- _Task to carry out_: Using the data below, return every line that holds the word "frsq".

- _The input_:
_ _ _

@@ -156,6 +160,14 @@
             begin(KN_GRU_DY);
             {
                 const LeanDy& y = m->h_leanDy[l];
+                if (a_hosted && l == L - 1) {
+                    const LeanB& q = m->h_leanB;
+                    const int gx = cdiv(d.IN[l], 16);
+                    LK(k_gru_dy_a, dim3(gx, nrb + cdiv(cdiv(q.nA, 2), gx)), dim3(1024), 0, s, (const LeanDy*)(m->d_leanDy + l), (const int*)(d.cur_in + 2 * B),
+                       (const int*)y.occ_idx, (const float*)y.dV, (const float*)y.drp, (const float*)y.Wx, (const float*)y.r, (unsigned)d.D[l] | ((unsigned)d.IN[l] << 16),
+                       (unsigned)B, (const LeanB*)m->d_leanB, (const int*)d.cur_col, (const float*)d.Sc, (const float*)d.hd[L - 1], (float*)d.accWy,
+                       (unsigned)d.Dtop | ((unsigned)B << 16), (unsigned)d.N | ((unsigned)d.ldSc << 16), (unsigned)q.nA | ((unsigned)q.ndh << 16));
+                } else
                 LK(k_gru_dy, dim3(cdiv(d.IN[l], 16), nrb), dim3(1024), 0, s, (const LeanDy*)(m->d_leanDy + l), (const int*)(d.cur_in + 2 * B), (const int*)y.occ_idx,
                    (const float*)y.dV, (const float*)y.drp, (const float*)y.Wx, (const float*)y.r, (unsigned)d.D[l] | ((unsigned)d.IN[l] << 16), (unsigned)B);
             }
diff --git a/gru4rec_amd/csrc/g4r_lean_kernels.cuh b/gru4rec_amd/csrc/g4r_lean_kernels.cuh
--- a/gru4rec_amd/csrc/g4r_lean_kernels.cuh
+++ b/gru4rec_amd/csrc/g4r_lean_kernels.cuh
@@ -15,12 +15,15 @@
 #define LSPAN_BEGIN(tilep, base) GAS long long* span_ = ((tilep) && threadIdx.x == 0) ? (tilep) + 8 * (size_t)((base) + (blockIdx.z * gridDim.y + blockIdx.y) * gridDim.x + blockIdx.x) : nullptr; \
     if (span_) span_[0] = wall_clock64()
 #define LSPAN_END() do { if (span_) span_[1] = wall_clock64(); } while (0)
+#define LSPAN_BEGIN_AT(tilep, idx, lead) GAS long long* span_ = ((tilep) && (lead)) ? (tilep) + 8 * (size_t)(idx) : nullptr; \
+    if (span_) span_[0] = wall_clock64()
 #else
 #define LCLK_INIT(dbgp, slot)
 #define LCLK(i)
 #define LCLK_USE(x)
 #define LSPAN_BEGIN(tilep, base)
 #define LSPAN_END()
+#define LSPAN_BEGIN_AT(tilep, idx, lead)
 #endif
 
 struct LeanV {
@@ -385,9 +388,8 @@
 }
 
 #define LN_PL 8
-__global__ __launch_bounds__(1024) void k_gru_dy(const LeanDy* __restrict__ ap, const int* meta_, const int* occ_idx_, const float* dV_, const float* drp_,
-                                                 const float* Wx_, const float* r_, unsigned dims, unsigned B) {
-    __shared__ float sJ[4 * 16 * 64];
+__device__ __forceinline__ void gru_dy_tile(const LeanDy* __restrict__ ap, const int* meta_, const int* occ_idx_, const float* dV_, const float* drp_,
+                                            const float* Wx_, const float* r_, const unsigned dims, const unsigned B, float* sJ) {
     const unsigned tid = threadIdx.x, lane = tid & 63, li = lane & 15, lg = lane >> 4;
     const unsigned wid = __builtin_amdgcn_readfirstlane(tid >> 6);
     const unsigned D = dims & 0xFFFFu, IN = dims >> 16, Dq = D >> 2;
@@ -500,6 +502,9 @@
     const LeanDy a = *ap;
     LCLK_INIT(a.dbg, 48); LCLK(6);
     LSPAN_BEGIN(a.dbgtile, 1500);
+#if defined(G4R_CLK_TRACE)
+    if (span_) { span_[2] = span_[0]; span_[0] = tk0; }
+#endif
     float v = 0.f;
 #pragma unroll
     for (int w = 0; w < 16; ++w) v += sJ[(wid * 16 + w) * 64 + lane];
@@ -517,6 +522,11 @@
     }
     LCLK(7);
     LSPAN_END();
+}
+__global__ __launch_bounds__(1024) void k_gru_dy(const LeanDy* __restrict__ ap, const int* meta_, const int* occ_idx_, const float* dV_, const float* drp_,
+                                                 const float* Wx_, const float* r_, unsigned dims, unsigned B) {
+    __shared__ float sJ[4 * 16 * 64];
+    gru_dy_tile(ap, meta_, occ_idx_, dV_, drp_, Wx_, r_, dims, B, sJ);
 }
 
 template <bool LOGQ>
@@ -612,131 +622,168 @@
 template __global__ void k_score_s<false>(const LeanS*, const int*, const int*, const float*, const float*, const float*, float*, unsigned, unsigned);
 template __global__ void k_score_s<true>(const LeanS*, const int*, const int*, const float*, const float*, const float*, float*, unsigned, unsigned);
 
+__device__ __forceinline__ void score_b_role_a(const LeanB& a, const int4 mt, const GAS int* cur_col, const GAS float* Sc, const GAS float* hd, float* accWy_,
+                                               const unsigned D, const unsigned B, const unsigned N, const unsigned ldSc, const unsigned t, const unsigned ndh,
+                                               const unsigned wid, const unsigned lane, f32x4* sJ, const bool live, const bool lead) {
+    const unsigned li = lane & 15, lg = lane >> 4;
+    LSPAN_BEGIN_AT(a.dbgtile, 2048 + t, lead && live);
+    f32x4 acc[4];
+#pragma unroll
+    for (int c = 0; c < 4; ++c) acc[c] = (f32x4){0.f, 0.f, 0.f, 0.f};
+    const unsigned nt = t / ndh, dh_ = t - nt * ndh;
+    const unsigned n0 = 16 * nt, d0 = 64 * dh_;
+    const unsigned n = n0 + li, nc = min(n, ldSc - 1);
+    const unsigned d4 = d0 + 16 * lg + 4 * (wid & 3);
+    const int item = ldu_i(cur_col, 4 * nc);
+    float4 av[4];
+    float bv[4];
+    const unsigned da = d0 + 4 * li;
+    const unsigned dac = min(da, D - 4);
+#pragma unroll
+    for (int s_ = 0; s_ < 4; ++s_) {
+        const unsigned b = min(16 * wid + 4 * s_ + lg, B - 1);
+        av[s_] = ldu4(hd, 4 * (b * D + dac));
+        bv[s_] = ldu(Sc, 4 * (b * ldSc + nc));
+    }
+    lean_pin(a.accBy, a.occ_fl);
+    const bool iok = item >= 0 && n < N;
+    const unsigned ic = (unsigned)max(item, 0);
+    float4 acc4 = ld4((const GAS float*)accWy_ + (size_t)ic * D + min(d4, D - 4));
+    const float accb = a.accBy[ic];
+    const int cnt = a.occ_fl[4 * (size_t)ic + 2];
+    if (d4 >= D) acc4 = make_float4(accb, 0.f, 0.f, 0.f);
+    __builtin_amdgcn_sched_barrier(0);
+    const LeanState sx = lean_state(mt);
+    const int M = sx.M;
+#pragma unroll
+    for (int s_ = 0; s_ < 4; ++s_) {
+        const unsigned b = 16 * wid + 4 * s_ + lg;
+        const bool bok = (int)b < M;
+        float4 h4 = av[s_];
+        const float hx[4] = {h4.x, h4.y, h4.z, h4.w};
+        float hv[4];
+#pragma unroll
+        for (int c = 0; c < 4; ++c) hv[c] = (da + c < D) ? hx[c] : ((da + c == D) ? 1.f : 0.f);
+        const float dsv = (bok && n < ldSc) ? bv[s_] : 0.f;
+#pragma unroll
+        for (int c = 0; c < 4; ++c) acc[c] = mfma16(hv[c], dsv, acc[c]);
+    }
+#pragma unroll
+    for (int rg = 0; rg < 4; ++rg) sJ[(rg * 8 + wid) * 64 + lane] = (f32x4){acc[0][rg], acc[1][rg], acc[2][rg], acc[3][rg]};
+    __syncthreads();
+    if (wid >= 4 || !live) return;
+    f32x4 g4 = sJ[(wid * 8 + 0) * 64 + lane];
+#pragma unroll
+    for (int w = 1; w < 8; ++w) g4 += sJ[(wid * 8 + w) * 64 + lane];
+    if (n >= N || d4 > D) return;
+    const float gg[4] = {g4[0], g4[1], g4[2], g4[3]}, a0[4] = {acc4.x, acc4.y, acc4.z, acc4.w};
+    float st[4], an[4];
+    const bool generic = a.generic != 0;
+#pragma unroll
+    for (int c = 0; c < 4; ++c) {
+        an[c] = a0[c] + G4R_MUT_ACC(gg[c] * gg[c]);
+        st[c] = iok ? G4R_MUT_ROW(n, G4R_MUT_STEP(a.lr * gg[c] * frsq(an[c] + G4R_EPS_ADAGRAD))) : 0.f;
+        if (generic) st[c] = iok ? gg[c] : 0.f;
+    }
+    const bool single = !generic && iok && cnt == 1;
+    const size_t slot = (size_t)(sx.g & (unsigned)a.defer_mask);
+    if (d4 < D) {
+        st4(a.dSy + slot * (size_t)a.dSy_stride + (size_t)n * D + d4, make_float4(st[0], st[1], st[2], st[3]));
+        if (single) st4((GAS float*)accWy_ + (size_t)ic * D + d4, make_float4(an[0], an[1], an[2], an[3]));
+        else st4(a.dAy + (size_t)n * D + d4, make_float4(an[0], an[1], an[2], an[3]));
+    } else {
+        (a.dSBy + slot * (size_t)a.dSBy_stride)[n] = st[0];
+        if (single) a.accBy[ic] = an[0]; else a.dABy[n] = an[0];
+    }
+    LSPAN_END();
+}
+
+__device__ __forceinline__ void score_b_role_b(const LeanB& a, const int4 mt, const GAS int* cur_col, const GAS float* Sc, const float* Wy_,
+                                               const unsigned D, const unsigned B, const unsigned ldSc, const unsigned w_,
+                                               const unsigned wid, const unsigned lane, f32x4* sJ) {
+    const unsigned li = lane & 15, lg = lane >> 4;
+    LSPAN_BEGIN_AT(a.dbgtile, 2048 + (unsigned)a.nA + w_, threadIdx.x == 0);
+    f32x4 acc[4];
+#pragma unroll
+    for (int c = 0; c < 4; ++c) acc[c] = (f32x4){0.f, 0.f, 0.f, 0.f};
+    const unsigned per = (unsigned)(a.nrb * a.ndb);
+    const unsigned kc = w_ / per, rem = w_ - kc * per, rb = rem / (unsigned)a.ndb, db = rem - rb * (unsigned)a.ndb;
+    const unsigned b0 = 16 * rb, d0 = 64 * db;
+    const unsigned nk = 128 * kc + 16 * wid + 4 * lg;
+    const unsigned nkc = min(nk, ldSc - 4);
+    const int4 it4 = ldi4(cur_col + nkc);
+    float4 ds4 = ldu4(Sc, 4 * (min(b0 + li, B - 1) * ldSc + nkc));
+    const unsigned dq = d0 + 4 * li, dqc = min(dq, D - 4);
+    const GAS float* Wy = (const GAS float*)Wy_;
+    const int its[4] = {it4.x, it4.y, it4.z, it4.w};
+    float4 wv[4];
+#pragma unroll
+    for (int u = 0; u < 4; ++u) wv[u] = ld4(Wy + (size_t)max(its[u], 0) * D + dqc);
+    __builtin_amdgcn_sched_barrier(0);
+    const LeanState sx = lean_state(mt);
+    const int M = sx.M;
+    if ((int)b0 >= M) return;
+    const float dsx[4] = {ds4.x, ds4.y, ds4.z, ds4.w};
+    const bool bok = (int)(b0 + li) < M;
+#pragma unroll
+    for (int u = 0; u < 4; ++u) {
+        const bool kok = nk + u < ldSc && nk == nkc && its[u] >= 0 && dq < D;
+        const float av_ = bok ? dsx[u] : 0.f;
+        const float4 w4 = kok ? wv[u] : make_float4(0.f, 0.f, 0.f, 0.f);
+        acc[0] = mfma16(av_, w4.x, acc[0]);
+        acc[1] = mfma16(av_, w4.y, acc[1]);
+        acc[2] = mfma16(av_, w4.z, acc[2]);
+        acc[3] = mfma16(av_, w4.w, acc[3]);
+    }
+#pragma unroll
+    for (int rg = 0; rg < 4; ++rg) sJ[(rg * 8 + wid) * 64 + lane] = (f32x4){acc[0][rg], acc[1][rg], acc[2][rg], acc[3][rg]};
+    __syncthreads();
+    if (wid >= 4) return;
+    f32x4 v = sJ[(wid * 8 + 0) * 64 + lane];
+#pragma unroll
+    for (int w = 1; w < 8; ++w) v += sJ[(wid * 8 + w) * 64 + lane];
+    const unsigned b = b0 + 4 * lg + (wid & 3);
+    if ((int)b < M && dq < D) st4(a.dhpart + ((size_t)kc * B + b) * D + dq, make_float4(v[0], v[1], v[2], v[3]));
+    LSPAN_END();
+}
+
+template <bool ROLE_A>
 __global__ __launch_bounds__(512) void k_score_b(const LeanB* __restrict__ ap, const int* meta_, const int* cur_col_, const float* Sc_, const float* hd_,
                                                  const float* Wy_, float* accWy_, unsigned dimsA, unsigned dimsB) {
     __shared__ f32x4 sJ[4 * 8 * 64];
-    const unsigned tid = threadIdx.x, lane = tid & 63, li = lane & 15, lg = lane >> 4;
+    const unsigned tid = threadIdx.x, lane = tid & 63;
     const unsigned wid = __builtin_amdgcn_readfirstlane(tid >> 6);
     const unsigned D = dimsA & 0xFFFFu, B = dimsA >> 16, N = dimsB & 0xFFFFu, ldSc = dimsB >> 16;
     const GAS int* cur_col = (const GAS int*)cur_col_;
     const GAS float *Sc = (const GAS float*)Sc_, *hd = (const GAS float*)hd_;
     const int4 mt = ldi4((const GAS int*)meta_);
     const LeanB a = *ap;
-    LSPAN_BEGIN(a.dbgtile, 2048);
-    f32x4 acc[4];
-#pragma unroll
-    for (int c = 0; c < 4; ++c) acc[c] = (f32x4){0.f, 0.f, 0.f, 0.f};
-    if (blockIdx.x < (unsigned)a.nA) {
-        const unsigned nt = blockIdx.x / (unsigned)a.ndh, dh_ = blockIdx.x - nt * (unsigned)a.ndh;
-        const unsigned n0 = 16 * nt, d0 = 64 * dh_;
-        const unsigned n = n0 + li, nc = min(n, ldSc - 1);
-        const unsigned d4 = d0 + 16 * lg + 4 * (wid & 3);
-        const int item = ldu_i(cur_col, 4 * nc);
-        float4 av[4];
-        float bv[4];
-        const unsigned da = d0 + 4 * li;
-        const unsigned dac = min(da, D - 4);
-#pragma unroll
-        for (int s_ = 0; s_ < 4; ++s_) {
-            const unsigned b = min(16 * wid + 4 * s_ + lg, B - 1);
-            av[s_] = ldu4(hd, 4 * (b * D + dac));
-            bv[s_] = ldu(Sc, 4 * (b * ldSc + nc));
-        }
-        lean_pin(a.accBy, a.occ_fl);
-        const bool iok = item >= 0 && n < N;
-        const unsigned ic = (unsigned)max(item, 0);
-        float4 acc4 = ld4((const GAS float*)accWy_ + (size_t)ic * D + min(d4, D - 4));
-        const float accb = a.accBy[ic];
-        const int cnt = a.occ_fl[4 * (size_t)ic + 2];
-        if (d4 >= D) acc4 = make_float4(accb, 0.f, 0.f, 0.f);
-        __builtin_amdgcn_sched_barrier(0);
-        const LeanState sx = lean_state(mt);
-        const int M = sx.M;
-#pragma unroll
-        for (int s_ = 0; s_ < 4; ++s_) {
-            const unsigned b = 16 * wid + 4 * s_ + lg;
-            const bool bok = (int)b < M;
-            float4 h4 = av[s_];
-            const float hx[4] = {h4.x, h4.y, h4.z, h4.w};
-            float hv[4];
-#pragma unroll
-            for (int c = 0; c < 4; ++c) hv[c] = (da + c < D) ? hx[c] : ((da + c == D) ? 1.f : 0.f);
-            const float dsv = (bok && n < ldSc) ? bv[s_] : 0.f;
-#pragma unroll
-            for (int c = 0; c < 4; ++c) acc[c] = mfma16(hv[c], dsv, acc[c]);
-        }
-#pragma unroll
-        for (int rg = 0; rg < 4; ++rg) sJ[(rg * 8 + wid) * 64 + lane] = (f32x4){acc[0][rg], acc[1][rg], acc[2][rg], acc[3][rg]};
-        __syncthreads();
-        if (wid >= 4) return;
-        f32x4 g4 = sJ[(wid * 8 + 0) * 64 + lane];
-#pragma unroll
-        for (int w = 1; w < 8; ++w) g4 += sJ[(wid * 8 + w) * 64 + lane];
-        if (n >= N || d4 > D) return;
-        const float gg[4] = {g4[0], g4[1], g4[2], g4[3]}, a0[4] = {acc4.x, acc4.y, acc4.z, acc4.w};
-        float st[4], an[4];
-        const bool generic = a.generic != 0;
-#pragma unroll
-        for (int c = 0; c < 4; ++c) {
-            an[c] = a0[c] + G4R_MUT_ACC(gg[c] * gg[c]);
-            st[c] = iok ? G4R_MUT_ROW(n, G4R_MUT_STEP(a.lr * gg[c] * frsq(an[c] + G4R_EPS_ADAGRAD))) : 0.f;
-            if (generic) st[c] = iok ? gg[c] : 0.f;
-        }
-        const bool single = !generic && iok && cnt == 1;
-        const size_t slot = (size_t)(sx.g & (unsigned)a.defer_mask);
-        if (d4 < D) {
-            st4(a.dSy + slot * (size_t)a.dSy_stride + (size_t)n * D + d4, make_float4(st[0], st[1], st[2], st[3]));
-            if (single) st4((GAS float*)accWy_ + (size_t)ic * D + d4, make_float4(an[0], an[1], an[2], an[3]));
-            else st4(a.dAy + (size_t)n * D + d4, make_float4(an[0], an[1], an[2], an[3]));
-        } else {
-            (a.dSBy + slot * (size_t)a.dSBy_stride)[n] = st[0];
-            if (single) a.accBy[ic] = an[0]; else a.dABy[n] = an[0];
-        }
-        LSPAN_END();
-        return;
-    }
-    {
-        const unsigned w_ = blockIdx.x - (unsigned)a.nA;
-        const unsigned per = (unsigned)(a.nrb * a.ndb);
-        const unsigned kc = w_ / per, rem = w_ - kc * per, rb = rem / (unsigned)a.ndb, db = rem - rb * (unsigned)a.ndb;
-        const unsigned b0 = 16 * rb, d0 = 64 * db;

_ _ _

- _Result for this exercise_:
+        st[c] = iok ? G4R_MUT_ROW(n, G4R_MUT_STEP(a.lr * gg[c] * frsq(an[c] + G4R_EPS_ADAGRAD))) : 0.f;
-            st[c] = iok ? G4R_MUT_ROW(n, G4R_MUT_STEP(a.lr * gg[c] * frsq(an[c] + G4R_EPS_ADAGRAD))) : 0.f;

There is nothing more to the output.